= EXERCISE INSTRUCTIONS =
Please report how many lines in the records below contain "banded". Reply with the number alone.

= DATA SUPPLIED =
#ifndef CRB_PREPASS_EIGHTHS
#define CRB_PREPASS_EIGHTHS 5
#endif
int run_prep(crb_filler *f, Frame &F, cudaStream_t st, int slot = 0)
{
    int rc;
    bool wide_kernel = false;
    if (f->hstats && f->wide_kernel) {
        const unsigned long long hs = *reinterpret_cast<volatile unsigned long long *>(f->hstats + HSTAT_WORDS * (slot & 7));
        const unsigned long long hw = *reinterpret_cast<volatile unsigned long long *>(f->hstats + HSTAT_WORDS * (slot & 7) + 1) >> 32;
        wide_kernel = hs == 0ull || hw >= 24ull * (unsigned long long)F.nViews;
    }
    F.wideCap = wide_kernel && !(F.flags & CRB_PATH_ATOMIC) ? (unsigned)(f->wideCap > 0xFFFFFFF0ll ? 0xFFFFFFF0ll : f->wideCap) : 0u;
    unsigned gT = (unsigned)((F.T + NT - 1) / NT);
    const bool banded = F.row0 > 0 || F.row1 < F.H;
    F.chunks = nullptr;
    if (banded && f->band_prepass && 8ll * (F.row1 - F.row0) <= (long long)CRB_PREPASS_EIGHTHS * F.H && F.nViews == 1 && !F.views && F.T >= 8 * NT && !(F.flags & CRB_PATH_ATOMIC) &&
        !(reinterpret_cast<uintptr_t>(F.v) & 15u)) {
        const size_t so = (size_t)(reinterpret_cast<const char *>(F.alive) - reinterpret_cast<const char *>(f->alive));
        F.chunks = reinterpret_cast<unsigned *>(reinterpret_cast<char *>(f->chunks) + so);
        CU(cudaMemsetAsync(F.chunks, 0, 4, st));
        constexpr int bcPerSm = 4;
        const unsigned gP = (unsigned)min((long long)gT, (long long)f->sm_count * bcPerSm);
        k_band_chunks<<<gP, NT, 0, st>>>(F);
        if ((rc = launch_check(f, "k_band_chunks"))) return rc;
        gT = (unsigned)min((long long)gT, (long long)f->sm_count * 6);
    }
    if (F.T > 0) {
        if ((rc = setup_smem_attr(f->device))) return rc;
        const long long items = F.chunks ? (long long)gT : (long long)gT * F.nViews;
        k_setup<<<(unsigned)min(items, (long long)f->sm_count * CRB_SETUP_MIN_CTAS), NT, SETUP_DYN_SMEM, st>>>(F);
        if ((rc = launch_check(f, "k_setup"))) return rc;
    } else {
        CU(cudaMemsetAsync(F.total, 0, 8, st));
        CU(cudaMemsetAsync(F.total + 2, 0, 24, st));
    }
    F.splitHeavy = (F.nViews == 1 && f->split_heavy && F.nTiles <= 4 * f->sm_count * 6) ? 1u : 0u;
    const long long nAllTiles = (long long)F.nViews * F.nTiles;
    k_alloc<<<(unsigned)((nAllTiles + NT - 1) / NT), NT, 0, st>>>(F);
    if ((rc = launch_check(f, "k_alloc"))) return rc;
    if (F.T > 0) {
        k_fill<<<dim3(gT * (NT / FT), F.nViews), FT, 0, st>>>(F);
        if ((rc = launch_check(f, "k_fill"))) return rc;
        if (F.wideCap) {
            k_fill_wide<<<(unsigned)f->sm_count * 6, FWT, 0, st>>>(F);
            if ((rc = launch_check(f, "k_fill_wide"))) return rc;
        }
    }
    return CRB_OK;
}

int run_raster(crb_filler *f, Frame &F, cudaStream_t st, int slot)
{
    int rc;
    slot &= 7;
    if (F.hstats) F.hstats += HSTAT_WORDS * slot;
    const long long nAllTiles = (long long)F.nViews * F.nTiles;
    const bool prof = f->prof_on && f->prof_n < PROF_MAX;
    int shape = f->raster_shape;
    if (shape == 0) {
        const long long wave = (long long)f->sm_count * RasterWide::MIN_CTAS;
        double busy = (double)nAllTiles, per_tile = (double)F.T * 2.0 / (double)F.nTiles;
        if (f->hstats) {
            const unsigned long long hs = *reinterpret_cast<volatile unsigned long long *>(f->hstats + HSTAT_WORDS * slot);
// ... 39 lines not shown
    if (prof) CU(cudaEventRecord(f->prof_ev[2 * f->prof_n], st));
    if (shape == 2) k_raster<RasterSmall><<<(unsigned)gR, RasterSmall::RT, 0, st>>>(F, M);
    else if (shape == 3) k_raster<RasterWide><<<(unsigned)gR, RasterWide::RT, 0, st>>>(F, M);
    else k_raster<RasterLarge><<<(unsigned)gR, RasterLarge::RT, 0, st>>>(F, M);
    if ((rc = launch_check(f, "k_raster"))) return rc;
    if (prof) {
        CU(cudaEventRecord(f->prof_ev[2 * f->prof_n + 1], st));
        f->prof_n++;
    }
    return CRB_OK;
}

int run_tiled(crb_filler *f, Frame &F, cudaStream_t st, int slot = 0)
{
    int rc = run_prep(f, F, st, slot);
    return rc ? rc : run_raster(f, F, st, slot);
}

int run_atomic(crb_filler *f, Frame &F, cudaStream_t st)
{
    int rc;
    if (F.nViews != 1 || F.views) return fail(CRB_ERR_INVALID, "CRB_PATH_ATOMIC supports single-view renders only");
    if (!F.z || !F.color || !F.normals) return fail(CRB_ERR_STATE, "CRB_PATH_ATOMIC needs all three buffers");
    if (f->keybuf_pixels < F.slabPixels) {
        if (f->keybuf) cudaFree(f->keybuf);
        f->keybuf = nullptr;
        CU(cudaMalloc(&f->keybuf, (size_t)F.slabPixels * 8));
        f->keybuf_pixels = F.slabPixels;
        k_fill_u64<<<1184, NT, 0, st>>>(f->keybuf, F.slabPixels, KEY_EMPTY);
        if ((rc = launch_check(f, "k_fill_u64"))) return rc;
    }
    if (F.T > 0) {
        if ((rc = setup_smem_attr(f->device))) return rc;
        k_setup<<<(unsigned)min((F.T + NT - 1) / NT, (long long)f->sm_count * CRB_SETUP_MIN_CTAS), NT, SETUP_DYN_SMEM, st>>>(F);
        if ((rc = launch_check(f, "k_setup"))) return rc;
        k_raster_atomic<<<(unsigned)((F.T * 32 + NT - 1) / NT), NT, 0, st>>>(F, f->keybuf);
        if ((rc = launch_check(f, "k_raster_atomic"))) return rc;
    }
    k_shade_atomic<<<(unsigned)((F.slabPixels + NT - 1) / NT), NT, 0, st>>>(F, f->keybuf);
    return launch_check(f, "k_shade_atomic");
}
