 template <typename TT, int VEC>
-__global__ void reduce_outer_k(const TT* __restrict__ T, int nchunk, int64_t trows, int64_t A,
-                               int64_t Apad, int64_t B, int R, int TA, const double* __restrict__ FbT,
-                               double* __restrict__ part, int has_sys, SysBuild sys) {
-  if (has_sys && blockIdx.x == 0) {
-    if (blockIdx.y == 0) sys_build_rider(sys);
-    return;
-  }
+__device__ __forceinline__ void outer_load8(RVec<TT, VEC> (&q)[8], const TT* __restrict__ Tc, int64_t bs, int64_t b, int64_t be) {
+#pragma unroll
+  for (int u = 0; u < 8; ++u) q[u].load_t(Tc + bs * (b + u < be ? b + u : be - 1));
+}
+template <typename TT, int VEC>
+__device__ __forceinline__ void outer_fma_full(RVec<TT, VEC> (&q)[8], const double* Fr, int R, double (&s0)[VEC],
+                                               double (&s1)[VEC], double (&s2)[VEC], double (&s3)[VEC]) {
+#pragma unroll
+  for (int u = 0; u < 4; ++u) q[u].load_f(Fr + u * R);
+  q[0].fma(s0); q[1].fma(s1); q[2].fma(s2); q[3].fma(s3);
+  __builtin_amdgcn_sched_barrier(0);
+#pragma unroll
+  for (int u = 4; u < 8; ++u) q[u].load_f(Fr + u * R);
+  q[4].fma(s0); q[5].fma(s1); q[6].fma(s2); q[7].fma(s3);
+}
+template <typename TT, int VEC>
+__device__ __forceinline__ void outer_fma_tail(RVec<TT, VEC> (&q)[8], const double* Fr, int R, int64_t n, double (&s0)[VEC],
+                                               double (&s1)[VEC], double (&s2)[VEC], double (&s3)[VEC]) {
+  if (n >= 4) {
+#pragma unroll
+    for (int u = 0; u < 4; ++u) q[u].load_f(Fr + u * R);
+    q[0].fma(s0); q[1].fma(s1); q[2].fma(s2); q[3].fma(s3);
+#pragma unroll
+    for (int u = 4; u < 7; ++u)
+      if (u < n) { q[u].load_f(Fr + u * R); q[u].fma(s0); }
+  } else {
+#pragma unroll
+    for (int u = 0; u < 3; ++u)
+      if (u < n) { q[u].load_f(Fr + u * R); q[u].fma(s0); }
+  }
+}
+
+template <typename TT, int VEC>
+__global__ __launch_bounds__(256, 2) void reduce_outer_k(const TT* __restrict__ T, int nchunk, int64_t trows, int64_t A,
+                                                      int64_t Apad, int64_t B, int R, int TA, int64_t nblkA, int SB, int KT,
+                                                      const double* __restrict__ FbT, double* __restrict__ part,
+                                                      int has_sys, SysBuild sys) {
+  extern __shared__ double fs[];
+  if (has_sys && blockIdx.x == 0) { sys_build_rider(sys); return; }
   const int t = threadIdx.x;
   const int rq = R / VEC;
   const int al = t / rq, r = (t - al * rq) * VEC;
-  const int64_t a = ((int64_t)blockIdx.x - has_sys) * TA + al;
-  const int SB = gridDim.y, sb = blockIdx.y;
   const int64_t bper = (B + SB - 1) / SB;
-  const int64_t b0 = sb * bper;
-  int64_t b1 = b0 + bper;
-  if (b1 > B) b1 = B;
-  if (al >= TA || a >= A) return;
   const int64_t bs = Apad * R;
-  double s0[VEC], s1[VEC], s2[VEC], s3[VEC];
-#pragma unroll
-  for (int v = 0; v < VEC; ++v) { s0[v] = 0; s1[v] = 0; s2[v] = 0; s3[v] = 0; }
-  for (int ch = 0; ch < nchunk; ++ch) {
-    const TT* Tc = T + (int64_t)ch * trows * R + a * R + r;
-    const double* Fr = FbT + r;
-    int64_t b = b0;
-    for (; b + 3 < b1; b += 4) {
-      RVec<TT, VEC> q0, q1, q2, q3;
-      q0.load(Tc + bs * b, Fr + b * R);
-      q1.load(Tc + bs * (b + 1), Fr + (b + 1) * R);
-      q2.load(Tc + bs * (b + 2), Fr + (b + 2) * R);
-      q3.load(Tc + bs * (b + 3), Fr + (b + 3) * R);
-      __builtin_amdgcn_sched_barrier(0);
-      q0.fma(s0); q1.fma(s1); q2.fma(s2); q3.fma(s3);
-    }
-    for (; b < b1; ++b) fma_vec<TT, VEC>(s0, Tc + bs * b, Fr + b * R);
-  }
-#pragma unroll
-  for (int v = 0; v < VEC; ++v) part[((int64_t)sb * A + a) * R + r + v] = (s0[v] + s1[v]) + (s2[v] + s3[v]);
+  const int64_t nitems = nblkA * SB, G = (int64_t)gridDim.x - has_sys;
+  for (int64_t item = (int64_t)blockIdx.x - has_sys; item < nitems; item += G) {
+    const int64_t sb = item / nblkA;
+    const int64_t a = (item - sb * nblkA) * TA + al;
+    const int64_t b0 = sb * bper;
+    int64_t b1 = b0 + bper;
+    if (b1 > B) b1 = B;
+    const bool live = al < TA && a < A;
+    double s0[VEC], s1[VEC], s2[VEC], s3[VEC];
+#pragma unroll
+    for (int v = 0; v < VEC; ++v) { s0[v] = 0; s1[v] = 0; s2[v] = 0; s3[v] = 0; }
+    for (int ch = 0; ch < nchunk; ++ch) {
+      const TT* Tc = T + (int64_t)ch * trows * R + a * R + r;
+      for (int64_t bt = b0; bt < b1; bt += KT) {
+        const int64_t be = bt + KT < b1 ? bt + KT : b1;
+        RVec<TT, VEC> qa[8], qb[8];
+        if (live) outer_load8<TT, VEC>(qa, Tc, bs, bt, be);
+        if (ch == 0 || b1 - b0 > KT) {
+          __syncthreads();
+          const int64_t nf = (be - bt) * R;
+          const double* __restrict__ Fs = FbT + bt * R;
+          for (int64_t i0 = t; i0 < nf; i0 += 8 * (int64_t)blockDim.x) {
+            double fv[8];
+#pragma unroll
+            for (int k = 0; k < 8; ++k) { const int64_t i = i0 + k * (int64_t)blockDim.x; fv[k] = Fs[i < nf ? i : nf - 1]; }
+#pragma unroll
+            for (int k = 0; k < 8; ++k) { const int64_t i = i0 + k * (int64_t)blockDim.x; if (i < nf) fs[i] = fv[k]; }
+          }
+          __syncthreads();
+        }
+        if (!live) continue;
+        const double* Fr = fs + r;
+        const int64_t nfull = (be - bt) / 8, rem = (be - bt) - 8 * nfull;
+        const int64_t nbatch = nfull + (rem ? 1 : 0);
+        int64_t k = 0;
+        for (;;) {
+          if (k + 1 >= nbatch) break;
+          outer_load8<TT, VEC>(qb, Tc, bs, bt + 8 * (k + 1), be);
+          __builtin_amdgcn_sched_barrier(0);
+          outer_fma_full<TT, VEC>(qa, Fr + 8 * k * R, R, s0, s1, s2, s3);
+          ++k;
+          if (k + 1 >= nbatch) break;
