+                    using TC = std::integral_constant<int, T>;
+                    if constexpr (Q == 1 && T < 3) {
+                        using NB = std::integral_constant<int, std::max(decltype(nb(TC{}))::value, decltype(nb(TN{}))::value)>;
+                        if (K8 == 4) fetch(TC{}, std::integral_constant<int, 2>{}, a_nxt, b_nxt, NB{});
+                        else fetch(TN{}, I0{}, a_nxt, b_nxt, NB{});
+                    } else if constexpr (Q == 1) {
+                        if (K8 == 4) fetch(TC{}, std::integral_constant<int, 2>{}, a_nxt, b_nxt, nb(TC{}));
+                    } else if constexpr (Q < 3) {
+                        fetch(TC{}, std::integral_constant<int, Q + 1>{}, a_nxt, b_nxt, nb(TC{}));
+                    } else if constexpr (T < 3) {
+                        fetch(TN{}, I0{}, a_nxt, b_nxt, nb(TN{}));
+                    }
+                    __builtin_amdgcn_sched_barrier(0);
+                    static_for<4>([&](auto gc) {
+                        constexpr int g = decltype(gc)::value;
+                        if constexpr ((convt_live(T) >> g) & 1) {
+                            constexpr int r = __builtin_popcount(convt_live(T) & ((1 << g) - 1));
+#pragma unroll
+                            for (int j = 0; j < 4; ++j)
+                                acc[0][g] = __builtin_amdgcn_mfma_f32_32x32x2f32(a_cur[j], b_cur[r][j], acc[0][g], 0, 0, 0);
+                        }
+                    });
+                    __builtin_amdgcn_sched_barrier(0);
+                }
+            });
         } else if (kGRing && (G > 1 || ring_d != 0)) {
             auto kloop = [&](auto dc) {
                 constexpr int D = decltype(dc)::value;
@@ -1485,16 +1569,13 @@
                     for (int j = 0; j < D; ++j) {
                         const int it = it0 + j;
                         if (it + 1 < nit_g) fetch_a(aN);
-                        const int live = VF_TAPLIVE(it / K8);
 #pragma unroll
                         for (int g = 0; g < G; ++g) {
-                            if (g == 0 || (live >> g) & 1) {
-#pragma unroll
-                                for (int jj = 0; jj < 4; ++jj)
-#pragma unroll
-                                    for (int m = 0; m < MREP; ++m)
-                                        acc[m][g] = __builtin_amdgcn_mfma_f32_32x32x2f32(aC[m][jj], gring[j][g][jj], acc[m][g], 0, 0, 0);
-                            }
+#pragma unroll
+                            for (int jj = 0; jj < 4; ++jj)
+#pragma unroll
+                                for (int m = 0; m < MREP; ++m)
+                                    acc[m][g] = __builtin_amdgcn_mfma_f32_32x32x2f32(aC[m][jj], gring[j][g][jj], acc[m][g], 0, 0, 0);
                         }
                         const int nx = it + D;
                         if (nx < nit_g) { VF_GLOAD(j, ci, nx) }
@@ -1517,50 +1598,25 @@
             const float *wchunk = wlane + (long long)ci * ntaps * K8 * wstep;
             const int nit = ntaps * K8;
             int ky = 0, kx = 0, k8 = 0;
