#include <atomic>
#include <chrono>
#include <thread>
#include <tuple>
#include <type_traits>
#include <utility>
#include "trig_base.h"
#include "pyramid_view.h"

#include <algorithm>
#include <cfloat>
#include <cmath>
#include <cstdlib>
#include <cstring>
#include <vector>

namespace orbgpu {

constexpr int EDGE = 19;
constexpr int BORDER0 = EDGE - 3;
constexpr int HALF_PATCH = 15;
constexpr int PATCH = 31;
constexpr float CELL_W = 30.f;
// ... 59 lines not shown

struct Src0 {
    const uint8_t *p;
    size_t frame_stride;
    uint32_t pitch;
    int direct;
};
constexpr int BLUR0_OX = EDGE + 1;

__device__ __forceinline__ uint32_t rowoff(int row, int pitch) { return __umul24((unsigned)row, (unsigned)pitch); }

constexpr int PYR_ROWS = 8;

__global__ __launch_bounds__(256) void k_border0(const uint8_t *__restrict__ src, size_t stride,
                                                 size_t frame_stride, uint8_t *__restrict__ pyr,
                                                 size_t frame_pyr, const LevelGeom *__restrict__ geom)
{
    const LevelGeom g = geom[0];
    const int ndw = g.pitch >> 2;
    int bx, f;
    xcd_frame_block(bx, f);
    const int item = bx * 256 + threadIdx.x;
    const int rg = item / ndw;
    const int x4 = (item - rg * ndw) * 4;
    if (rg * PYR_ROWS >= g.h + 2 * EDGE)
        return;
    const int sx0 = x4 - EDGE;
    const bool interior = sx0 >= 0 && sx0 + 7 < g.w;
#pragma unroll 4
    for (int rr = 0; rr < PYR_ROWS; rr++) {
        const int py = rg * PYR_ROWS + rr;
        if (py >= g.h + 2 * EDGE)
            break;
        const int sy = reflect101(py - EDGE, g.h);
        const uint8_t *s = src + (size_t)f * frame_stride + __umul24((unsigned)sy, (unsigned)stride);
        uint32_t v = 0;
        if (interior && ((reinterpret_cast<uintptr_t>(s) & 3) == 0)) {
            const uint32_t *s32 = reinterpret_cast<const uint32_t *>(s) + (sx0 >> 2);
            v = __builtin_amdgcn_alignbyte(s32[1], s32[0], sx0 & 3);
        } else {
#pragma unroll
            for (int k = 0; k < 4; k++) {
                int px = min(x4 + k, g.w + 2 * EDGE - 1);
                int sx = reflect101(px - EDGE, g.w);
                v |= (uint32_t)s[sx] << (8 * k);
            }
        }
        *reinterpret_cast<uint32_t *>(pyr + (size_t)f * frame_pyr + g.plane_off + rowoff(py, g.pitch) + x4) = v;
    }
}

constexpr int BORDER_ROWS = 4;

struct BorderCol {
    uint32_t d;
    uint32_t sel;
};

= PROBLEM SOLUTION =
2